Short-term tenancies do not help climate crisis, farmers warn

The average length of term on all new FBTs is just under three and a half years
The average length of term on all new FBTs is just under three and a half years

Tenant farmers are unable pursue climate friendly farming practices due to the short-term nature of farm business tenancies (FBTs), an industry group has warned.

The Tenant Farmers Association (TFA) said farmers were being 'stifled' in undertaking sustainable practices due to short-term opportunities their landlords were providing.

It has urged the government to develop new policies to encourage longer-term tenancies to support environmental outcomes and better carbon management.

According to the Central Association of Agricultural Valuers (CAAV), the average length of term on all new FBTs is just under three and a half years, and nearly 90% of all agreements are let for 5 years or less.

In addition, the CAAV indicates a net loss in area within the tenanted sector of agriculture for the first time in eight years.

TFA chief executive, George Dunn explained that, in the main, landlords had been 'poor custodians of FBTs'.

"FBTs are too short in length, too restrictive and onerous in their terms and often let at unsustainable levels of rent," he said.

"The solution comes through making changes to the taxation framework within which landlords make decisions about letting land to incentivise longer tenancies and penalise shorter ones."

The taxation changes TFA proposes have received support from other quarters, most recently from the government’s own food tsar Henry Dimbleby, who delivered his final National Food Strategy report to Defra earlier this year.

However, with another Budget just passed, the government has been accused of failing to act again.

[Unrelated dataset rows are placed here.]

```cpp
int mq_box_decode(const float* val, const long* flat, const void* reg, int reg_f32, const float* anchors, const int* label_ids, long lab_bs,
                  const float* im_wh, float* boxes, float* scores, int* labels, int B, int K, int HW, int L,
                  long out_stride, long out_off, void* stream);

int mq_roi_align_fwd(const void* feat, int feat_f32, const float* rois, float* out, int R, int C, int H, int W,
                     long sn, long sc, long sh, long sw, int PH, int PW, float spatial_scale, int sampling_ratio,
                     int aligned, int reduce_mean, void* stream);

int mq_msdeform_attn_fwd(const void* value, int value_f32, const long* shapes, const long* level_start, const float* loc,
                         const float* attn, void* out, int out_f32, int B, int S, int M, int D, int L, int Q, int P, void* stream);

int mq_msdeform_attn_q_fwd(const void* value, int value_f32, long value_bs, long value_ts, const long* shapes,
                           const long* level_start, const void* qproj, const float* ref, int ref_dim, const int* valid_hw,
                           void* out, int out_f32, int B, int S, int M, int D, int L, int Q, int P, void* stream);

long mq_ml_nms_workspace_bytes(int B, int N);
int mq_ml_nms(const float* boxes, const int* labels, const int* nvalid, void* workspace, unsigned char* keep,
              int B, int N, float thr, void* stream);

int mq_ml_nms_topk(const float* boxes, const int* labels, const int* nvalid, void* workspace, unsigned char* keep,
                   int B, int N, float thr, int max_keep, void* stream);

int mq_patch_embed_fwd(const void* img, int img_f32, const void* w, const float* bias, const float* g0, const float* b0, const float* g1,
                       const float* b1, float* x32, void* h1, int B, int Hi, int Wi, int C, float eps, void* stream);

int mq_attn_text_fwd(const void* q, const void* k, const void* v, void* o, const float* key_bias, const int* kv_len,
                     int B, int H, int Nq, int Nk, int D, long q_bs, long q_rs, long q_hs, long k_bs, long k_rs, long k_hs,
                     long v_bs, long v_rs, long v_hs, long o_bs, long o_rs, long bias_bs, long bias_hs, float scale,
                     float clamp, int max_kv, void* stream);

long mq_post_select_workspace_bytes(const int* hw, const int* k, int NL, int B, int L);
int mq_post_select_fwd(const float* const* ranked, const float* const* reg, const float* const* anchors, const int* hw, const int* k,
                       int NL, int B, int L, const int* label_ids, long lab_bs, const float* im_wh, void* workspace, float* boxes,
                       float* scores, int* labels, int* ids, void* stream);
int mq_post_sort_fwd(const float* boxes, const float* scores, const int* labels, const int* off, int NL, float* boxes_o, float* scores_o,
                     int* labels_o, int* nvalid, int B, int tot, void* stream);
int mq_post_finalize_fwd(const float* boxes, const float* scores, const int* labels, const unsigned char* keep, float* out,
                         int* counts, int B, int tot, int K, int K2, void* stream);

int mq_tta_ingest_fwd(const unsigned char* src, const long* src_off, const int* meta, const int* bounds, const int* coef, float* out,
                      float* out_flip, int* err, int B, int Hp, int Wp, int TH, int R, const float* mean, const float* stdv, int bgr, int x255,
                      void* stream);
int mq_tta_merge_prep(const float* packed, const int* counts, const float* tparam, const float* band, const int* cls_rank,
                      int n_cls, float* boxes, float* scores, int* labels, unsigned char* valid, float* boxes_s, float* scores_s,
                      int* labels_s, int* src_s, int* nvalid, int* ndrop, int T, int B, int K, void* stream);
int mq_tta_merge_finalize(const float* boxes_s, const float* scores_s, const int* labels_s, const int* src_s, const unsigned char* keep,
                          const int* nvalid, float* thr, const int* cls_rank, float* boxes_o, float* scores_o, long long* labels_o, int* counts, int B, int N,
                          int top_n, void* stream);
int mq_tta_merge_special(const float* boxes_s, const float* scores_s, const int* labels_s, const int* src_s, const int* nvalid,
                         const int* cls_rank, float* boxes_m, float* scores_m, unsigned char* keep, int* seq, float* ws, int* nws, int B,
                         int N, int L, int mode, float thresh, float aux, int cap, void* stream);
int mq_tta_merge_finalize_special(const float* boxes_m, const float* scores_m, const int* labels_s, const int* seq,
                                  const unsigned char* keep, const int* nvalid, float* thr, const int* cls_rank, float* boxes_o,
                                  float* scores_o, long long* labels_o, int* counts, int B, int N, int top_n, void* stream);
// ... 130 lines not shown
```

mq_det_amd/build.py:

```python
import os
import subprocess
import sys

HERE = os.path.dirname(os.path.abspath(__file__))
CSRC = os.path.join(HERE, "csrc")
LIB_DIR = os.path.join(HERE, "lib")
LIB = os.path.join(LIB_DIR, "libmqdet_hip.so")
SOURCES = ["api.hip", "attn.hip", "attn_resident.hip", "attn_text.hip", "bert_attn.hip", "vlfuse_attn.hip", "window_attn.hip", "patch_embed.hip", "gcp.hip", "gcp_fused.hip", "conv_igemm.hip", "conv_small.hip", "conv_small2.hip", "conv_small3.hip", "dcn_fused.hip", "layernorm.hip", "layernorm2.hip", "dyconv.hip", "post.hip", "post2.hip", "align_fused.hip", "nms2.hip", "roi_align.hip", "swin_mlp2.hip", "msda.hip", "tta.hip", "lvis_eval.hip", "coco_eval.hip", "flickr_eval.hip", "query_bank.hip"]
F32_SKIP = ("roi_align.hip", "nms2.hip", "post2.hip", "tta.hip", "lvis_eval.hip", "coco_eval.hip", "flickr_eval.hip", "query_bank.hip")
FLAGS = ["--offload-arch=gfx950", "-O3", "-std=c++17", "-fPIC"]
EXTRA_FLAGS = {"dcn_fused.hip": ["-fno-slp-vectorize"],
               "swin_mlp2.hip": ["-fno-slp-vectorize"],
               "attn_resident.hip": ["-fno-slp-vectorize", "-mllvm", "-amdgpu-mfma-vgpr-form"],
               "attn_text.hip": ["-fno-slp-vectorize", "-mllvm", "-amdgpu-mfma-vgpr-form"],
               "bert_attn.hip": ["-fno-slp-vectorize", "-mllvm", "-amdgpu-mfma-vgpr-form"]}
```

Mr Dunn said that because climate friendly farming required long-term investment in soils, trees and peatland, the average length of an FBT term must be increased to a minimum of 10 years.

"Short-term tenancies have their place for specialist crops, but they should not be the norm,” he explained.

“The prime minister and his colleagues taking to the Glasgow stage will be full of rhetoric about the need for us all to take a long-term view.

"Tenant farmers in England and Wales are crying out for the opportunity to take that long-term view, but are denied that perspective by the short-term view of their landlords."